LATEN WE EINDELIJK EEN ECHTE DEMOCRATIE OPBOUWEN

Illustré par :

Zo’n 200 jaar lang is ons het kiesstelsel voorgehouden als het toppunt van democratie, zozeer zelfs dat wij ons niet meer kunnen voorstellen dat een ander systeem beter zou kunnen werken in het belang van de hele bevolking.
Wanneer men echter de moeite neemt om over deze kwestie na te denken, komt men tot de conclusie dat wij wel degelijk in een electief systeem zitten, maar dat het niet democratisch is. Ons regime is een oligarchie (geregeerd door een heersende klasse). Het is zelfs een plutocratie. De rijken dicteren hun wetten op het hoogste niveau, via de lobby’s die zij financieren.

Wanneer men het functioneren van onze regimes bekijkt, kan men alleen maar tot de conclusie komen dat het meerpartijenstelsel met verkiezingen structureel niet democratisch kan zijn. Dit is geen nieuw feit. Zoals David Van Reybouck in Tegende verkiezingen opmerkt, werd voor dit regime gekozen omwille van zijn aristocratisch karakter, waardoor een aantal voorrechten van het oude regime konden worden gevrijwaard. Vandaag beschermt het de financiële oligarchie.

Veel politici hebben onbetwistbare morele kwaliteiten en een echte bereidheid om de gemeenschap te dienen. Het is de structuur van het kiesstelsel zelf die verhindert dat het in het belang van alle burgers functioneert. Ik heb tien factoren geïdentificeerd die deze situatie veroorzaken.

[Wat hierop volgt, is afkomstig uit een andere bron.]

template <bool F16, int VARL>
__global__ __launch_bounds__(256, 1) void attn_fwd_w4_kernel(AttnParams p) {
  using namespace w4;
  constexpr int VAR = VARL % 10, LAB = (VARL / 10) % 10, OPT = VARL / 100;
  constexpr bool RS = OPT & 1, DMA_IMM = OPT & 2, EPI_LDS = OPT & 4;
  constexpr bool NO_VALU = LAB == 1 || LAB == 6, NO_EXP = LAB == 2, NO_FRAG = LAB == 3 || LAB == 6, NO_DMA = LAB == 4 || LAB == 6,
                 NO_WAIT = LAB == 5 || LAB == 6;
  using SC = Sched<VAR, RS>;
  using PB = PhaseB<RS>;
  constexpr int NB = PB::N;
  static_assert(SC::tab.ok, "softmax schedule violates the P^T hazard");
  extern __shared__ __attribute__((aligned(16))) char smem[];
  char* const sK = smem;
  char* const sV = smem + V_BASE;

  const int tid = threadIdx.x;
  const int lane = tid & 63;
  const int wave = __builtin_amdgcn_readfirstlane(tid >> 6);
  const int l31 = lane & 31, g = lane >> 5;

  int bh, qt;
  {
    const int nbh = p.B * p.H;
    const int bid = blockIdx.x;
    if (nbh % 8 == 0) {
      int xcd = bid & 7, slot = bid >> 3;
      bh = xcd + 8 * (slot / p.n_qtiles);
      qt = slot % p.n_qtiles;
    } else {
      bh = bid / p.n_qtiles;
      qt = bid % p.n_qtiles;
    }
  }
  const int b = bh / p.H, h = bh % p.H;
  const int q0 = qt * QT;
  const uint16_t* qb_ = p.q + (size_t)b * p.q_bs + (size_t)h * ATT_D;
  const uint16_t* kb = p.k + (size_t)b * p.k_bs + (size_t)h * ATT_D;
  const uint16_t* vb = p.v + (size_t)b * p.v_bs + (size_t)h * ATT_D;
  uint16_t* ob = p.o + (size_t)b * p.o_bs + (size_t)h * ATT_D;

  int q_row[2], kv_lim[2];
  int wave_min_lim = p.Lkv, wg_max_lim = p.Lkv;
#pragma unroll
  for (int qb = 0; qb < 2; ++qb) {
    q_row[qb] = q0 + wave * QW + qb * 32 + l31;
    kv_lim[qb] = p.Lkv;
  }
  if (p.causal_block > 0) {
// ... 3 lines not shown
    const int first = min(q0 + wave * QW, p.Lq - 1);
    wave_min_lim = min(p.Lkv, ((p.q_offset + first) / cb + 1) * cb);
    const int last = min(q0 + QT - 1, p.Lq - 1);
    wg_max_lim = min(p.Lkv, ((p.q_offset + last) / cb + 1) * cb);
  }
  wave_min_lim = __builtin_amdgcn_readfirstlane(wave_min_lim);
  const int ntiles = (wg_max_lim + ATT_KT - 1) / ATT_KT;
  int t_lo, t_hi;
  split_tile_range(p, ntiles, &t_lo, &t_hi);
  t_lo = __builtin_amdgcn_readfirstlane(t_lo);
  t_hi = __builtin_amdgcn_readfirstlane(t_hi);
  const int n_it = t_hi - t_lo;

  const int k_rs = __builtin_amdgcn_readfirstlane((int)p.k_rs), v_rs = __builtin_amdgcn_readfirstlane((int)p.v_rs);
  const int w_lkv = __builtin_amdgcn_readfirstlane(p.Lkv);
  const __amdgpu_buffer_rsrc_t rsrcK =
      __builtin_amdgcn_make_buffer_rsrc((void*)kb, 0, (int)((uint32_t)(w_lkv - 1) * (uint32_t)k_rs * 2u + 256u), 0x00020000);
  const __amdgpu_buffer_rsrc_t rsrcV =
      __builtin_amdgcn_make_buffer_rsrc((void*)vb, 0, (int)((uint32_t)(w_lkv - 1) * (uint32_t)v_rs * 2u + 256u), 0x00020000);
  const int t_last = (w_lkv - 1) / ATT_KT;
  const int st_row = wave * 16 + (lane >> 4);
  const int st_cp = lane & 15;
  uint32_t k_fast[4], v_fast[4];
#pragma unroll
  for (int i = 0; i < 4; ++i) {
    const int r = st_row + 4 * i;
    k_fast[i] = (uint32_t)(r * k_rs + (st_cp ^ (r & 15)) * 8) * 2u - (DMA_IMM ? 1024u * i : 0u);
    v_fast[i] = (uint32_t)(r * v_rs + (st_cp ^ ((r & 3) << 2)) * 8) * 2u - (DMA_IMM ? 1024u * i : 0u);
  }
  auto tile_soff = [&](int t, int rs) __attribute__((always_inline)) { return (uint32_t)(min(t, t_last) * ATT_KT * rs) * 2u; };
  const uint32_t lds_wave = (uint32_t)(uintptr_t)(RTV_LDS char*)smem + (uint32_t)wave * 4096u;
  auto piece = [&](auto vopc, auto slotc, auto ic, uint32_t lds_w, uint32_t soff) __attribute__((always_inline)) {
    constexpr int VOP = decltype(vopc)::value, SLOT = decltype(slotc)::value, I = decltype(ic)::value;
    constexpr int IMM = DMA_IMM ? I * 1024 : 0;
    RTV_LDS void* dst = (RTV_LDS void*)(uintptr_t)(lds_w + (uint32_t)(VOP * V_BASE + SLOT * ATT_TILE_BYTES + I * 1024 - IMM));
    if constexpr (VOP) __builtin_amdgcn_raw_ptr_buffer_load_lds(rsrcV, dst, 16, v_fast[I], soff, IMM, 0);
    else __builtin_amdgcn_raw_ptr_buffer_load_lds(rsrcK, dst, 16, k_fast[I], soff, IMM, 0);
  };
  auto stage_tile = [&](auto vopc, auto slotc, int t) __attribute__((always_inline)) {
    const uint32_t soff = tile_soff(t, decltype(vopc)::value ? v_rs : k_rs);
    static_for<0, 4>([&](auto ic) __attribute__((always_inline)) { piece(vopc, slotc, ic, lds_wave, soff); });
  };

  stage_tile(IntC<0>{}, IntC<0>{}, t_lo);
  stage_tile(IntC<0>{}, IntC<1>{}, t_lo + 1);
  stage_tile(IntC<0>{}, IntC<2>{}, t_lo + 2);
  stage_tile(IntC<1>{}, IntC<0>{}, t_lo);

  const bool idle_rows = p.skip_idle && q0 + wave * QW >= p.Lq;
  if (idle_rows) {
    asm volatile("s_waitcnt vmcnt(0)" ::: "memory");
    __builtin_amdgcn_s_barrier();
    auto idle_it = [&](auto cc, int i) __attribute__((always_inline)) {
      constexpr int C = decltype(cc)::value;
      stage_tile(IntC<0>{}, IntC<C>{}, t_lo + i + 4);
      stage_tile(IntC<1>{}, IntC<(C + 2) & 3>{}, t_lo + i + 2);
      asm volatile("s_waitcnt vmcnt(8)" ::: "memory");
      __builtin_amdgcn_s_barrier();
    };
    idle_it(IntC<3>{}, -1);
    for (int i = 0; i < n_it; i += 4) {
      idle_it(IntC<0>{}, i);
      if (i + 1 < n_it) idle_it(IntC<1>{}, i + 1);
      if (i + 2 < n_it) idle_it(IntC<2>{}, i + 2);
      if (i + 3 < n_it) idle_it(IntC<3>{}, i + 3);
    }
    asm volatile("s_waitcnt vmcnt(0)" ::: "memory");
    if (EPI_LDS && p.kv_splits <= 1) __syncthreads();
    return;
  }

  asm volatile("" ::: RTV_W4_ACC);
  {
    u32x4 qf[2][8];
#pragma unroll
    for (int qb = 0; qb < 2; ++qb) {
      const uint16_t* qp = qb_ + (size_t)min(q_row[qb], p.Lq - 1) * p.q_rs + g * 8;
#pragma unroll
      for (int dc = 0; dc < 8; ++dc) qf[qb][dc] = *(const u32x4*)(qp + dc * 16);
    }
    static_for<0, 64>([&](auto ic) __attribute__((always_inline)) {
      constexpr int i = decltype(ic)::value;
      acc_write<A_Q + i>(qf[i >> 5][(i >> 2) & 7][i & 3]);
    });
    static_for<0, 128>([&](auto ic) __attribute__((always_inline)) { acc_write<A_O + decltype(ic)::value>(0u); });
  }

  uint32_t k_rd32[8];
#pragma unroll
  for (int dc = 0; dc < 8; ++dc)
    k_rd32[dc] = (uint32_t)(uintptr_t)(RTV_LDS const char*)(sK + l31 * 256 + (((dc * 2 + g) ^ (l31 & 15)) << 4));
  const int i16 = lane & 15, h16 = (lane >> 4) & 1;
  uint32_t v_rd32[4];
#pragma unroll
  for (int db = 0; db < 4; ++db)
// ... 222 lines not shown
    uint32_t lds_w = lds_wave;
    asm volatile("" : "+s"(lds_w));
    phase_b(cc, IntC<1>{}, lds_w, tile_soff(t + 4, k_rs), tile_soff(t + 2, v_rs));
    rescale_o();
    end_of_iteration();
  };

  asm volatile("s_waitcnt vmcnt(0)" ::: "memory");
  __builtin_amdgcn_s_barrier();
  static_for<0, 16>([&](auto nc) __attribute__((always_inline)) {
    constexpr int n = decltype(nc)::value;
    lds_read128_a<A_KV + 4 * n, (n & 1) * 32 * 256>(k_rd32[n >> 1]);
  });
  lds_wait<0>();
  acc_settle();
  phase_a(IntC<3>{}, IntC<0>{});
  acc_settle();
  if ((t_lo + 1) * ATT_KT > wave_min_lim) mask_tile(IntC<0>{}, t_lo, false);
  phase_b(IntC<3>{}, IntC<0>{}, lds_wave, tile_soff(t_lo + 3, k_rs), tile_soff(t_lo + 1, v_rs));
  need_any = 0;
  end_of_iteration();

De verkiezingskalender bepaalt de prioriteiten. In alle omstandigheden is het hoofddoel van partijen, kandidaten en verkozenen macht. Dit is volkomen legitiem. Zonder gekozen te zijn, is het onmogelijk een politiek programma te verdedigen en uit te voeren. Het enige wat de oppositie kan doen is praten. Camerons belofte van een referendum over het EU-lidmaatschap is slechts één voorbeeld van de aberraties waartoe deze electorale imperatief kan leiden.

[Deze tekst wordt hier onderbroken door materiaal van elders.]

struct LeanProducts { double rcuthl, mlen2, inside, wraplim; };
__device__ __forceinline__ LeanProducts lean_products(double mass, double len, double rcut, double Box)
{
    LeanProducts r;
    const double hl = 0.5 * len;
    r.rcuthl = rcut + hl;
    r.mlen2 = mass * len * len;
    r.inside = 0.6 * len;
    r.wraplim = fmax(0.5 * Box - hl, 0.0);
    return r;
}
__device__ __forceinline__ int lean_level(double rootlen, double len) { return (__double2hiint(rootlen) - __double2hiint(len)) >> 20; }

#pragma clang diagnostic push
#pragma clang diagnostic ignored "-Wpass-failed"
template <bool POT, int WAVES>
__device__ __forceinline__ void grav_pair_body(const WalkArgs &a)
{
    __shared__ double4 tab[SHQ_NGRAVTAB];
    __shared__ double4 tgt_all[WAVES][64];
    __shared__ double acc_all[WAVES][4][64];
    __shared__ int cnt_all[WAVES][64];
    __shared__ double bh_lvl[32];
    if(a.sp_mop && agent_load(a.sp_flags + SP_GAVEUP) == 0)
        return;
    const double rootlen = a.Box * 1.001;
    if(threadIdx.x < 32) {
        const double l = ldexp(rootlen, -(int) threadIdx.x);
// ... 215 lines not shown
                push_leaves(ob.leaf0, ob.leafn, pb.slot);
            sp_high = sp > sp_high ? sp : sp_high;
            if(sp > a.sp_stack_cap - 1280) {
                if(lane == 0) {
                    agent_store(a.sp_flags + SP_OVERFLOW, 1);
                    atomicOr(a.sp_flags + SP_STICKY_ERROR, 1);
                }
                sp = 0;
            }
            __builtin_amdgcn_fence(__ATOMIC_RELEASE, "wavefront");
            __builtin_amdgcn_wave_barrier();
        }
        long long nint = 0;
        if(have) {
            nint = agent_load(&a.nint[pi]);
            if(cnt > 0) {
                __builtin_amdgcn_fence(__ATOMIC_ACQUIRE, "wavefront");
                a.acc[3 * pi + 0] = agent_load(&a.acc[3 * pi + 0]) + acc[0][lane];
                a.acc[3 * pi + 1] = agent_load(&a.acc[3 * pi + 1]) + acc[1][lane];
                a.acc[3 * pi + 2] = agent_load(&a.acc[3 * pi + 2]) + acc[2][lane];
                if(POT)
                    a.pot[pi] = agent_load(&a.pot[pi]) + acc[3][lane];
                nint += (long long) cntl[lane];
                a.nint[pi] = (int32_t) nint;
            }
        }
        long long mn = have ? nint : 0x7fffffffffffll, mx = have ? nint : 0, sm = have ? nint : 0;
        for(int off = 32; off > 0; off >>= 1) {
            const long long o1 = __shfl_xor(mn, off), o2 = __shfl_xor(mx, off), o3 = __shfl_xor(sm, off);
            mn = o1 < mn ? o1 : mn;
            mx = o2 > mx ? o2 : mx;
            sm += o3;
        }
        w_sum += sm;
        w_min = mn < w_min ? mn : w_min;
        w_max = mx > w_max ? mx : w_max;
        if(lane == 0)
            agent_store(&a.sp_count[task], (int32_t) SP_TASK_DONE);
        __builtin_amdgcn_wave_barrier();
// ... 75 lines not shown
            M = fmin(M, fmin(g[i].center[k] - hl, Box - (g[i].center[k] + hl)));
        const double wl = fmax(0.5 * Box - hl, 0.0);
        g[i].wraplim = (len > 0 && wl > 0 && M >= rcut + 1.5 * len) ? -wl : wl;
        if(lean_bad && i < n - 1) {
            const double rootlen = Box * 1.001;
            const int k = lean_level(rootlen, len);
            const LeanProducts lp = lean_products(g[i].mass, len, rcut, Box);
            const bool ok = len > 0 && k >= 0 && k < 32 && ldexp(rootlen, -k) == len && lp.rcuthl == g[i].rcuthl &&
                            lp.mlen2 == g[i].mlen2 && lp.inside == g[i].inside && lp.wraplim == wl;
            if(!ok)
                *lean_bad = 1;
        }
    }
}

__global__ void stats_init_kernel(GravStatsDev *s)
{
    s->ninteractions = 0;
    s->nvisited = 0;
    s->nwave_applies = 0;
    s->nwave_node_applies = 0;
    s->nnode_interactions = 0;
    s->min_int = 0x7fffffffffffll;
    s->max_int = 0;
    for(int b = 0; b < 8; b++)
        s->hist_visit[b] = s->hist_node[b] = s->hist_leaf[b] = 0;
    for(int b = 0; b < 4; b++)
        s->lonely[b] = 0;
}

Ongeacht zijn intellectuele capaciteiten, zijn opleiding en zelfs zijn politiek engagement, heeft de kiezer geen enkele mogelijkheid om rationeel te stemmen. De meeste kiezers zullen zeggen dat zij weloverwogen, onafhankelijk en volledig geïnformeerd hun stem uitbrengen. Dit is een volmaakt aanmatigende uitspraak en ik zou zeggen dat alleen degenen die weigeren te stemmen gelijk hebben. De tweede akte van de Brexit, het referendum, is een meesterlijke illustratie van deze tweede fatale fout in ons bestuursmodel. De kiezers kozen niet voor een vertrek uit de EU op basis van vaststaande feiten, maar op basis van geruchten of soms misleidende propaganda. Men zou zich kunnen voorstellen dat deze stemming wordt gerechtvaardigd door een eenvoudige en objectieve verklaring zoals: « de EU is te groot om naar behoren te functioneren », een mening die ik deel. In feite vloeide het zowel voor de ja- als voor de nee-stemmers voort uit een totale subjectiviteit die hoogstens verband hield met de vage indruk dat het mogelijk zou zijn beter te leven hetzij door blank te stemmen, hetzij door zwart te stemmen.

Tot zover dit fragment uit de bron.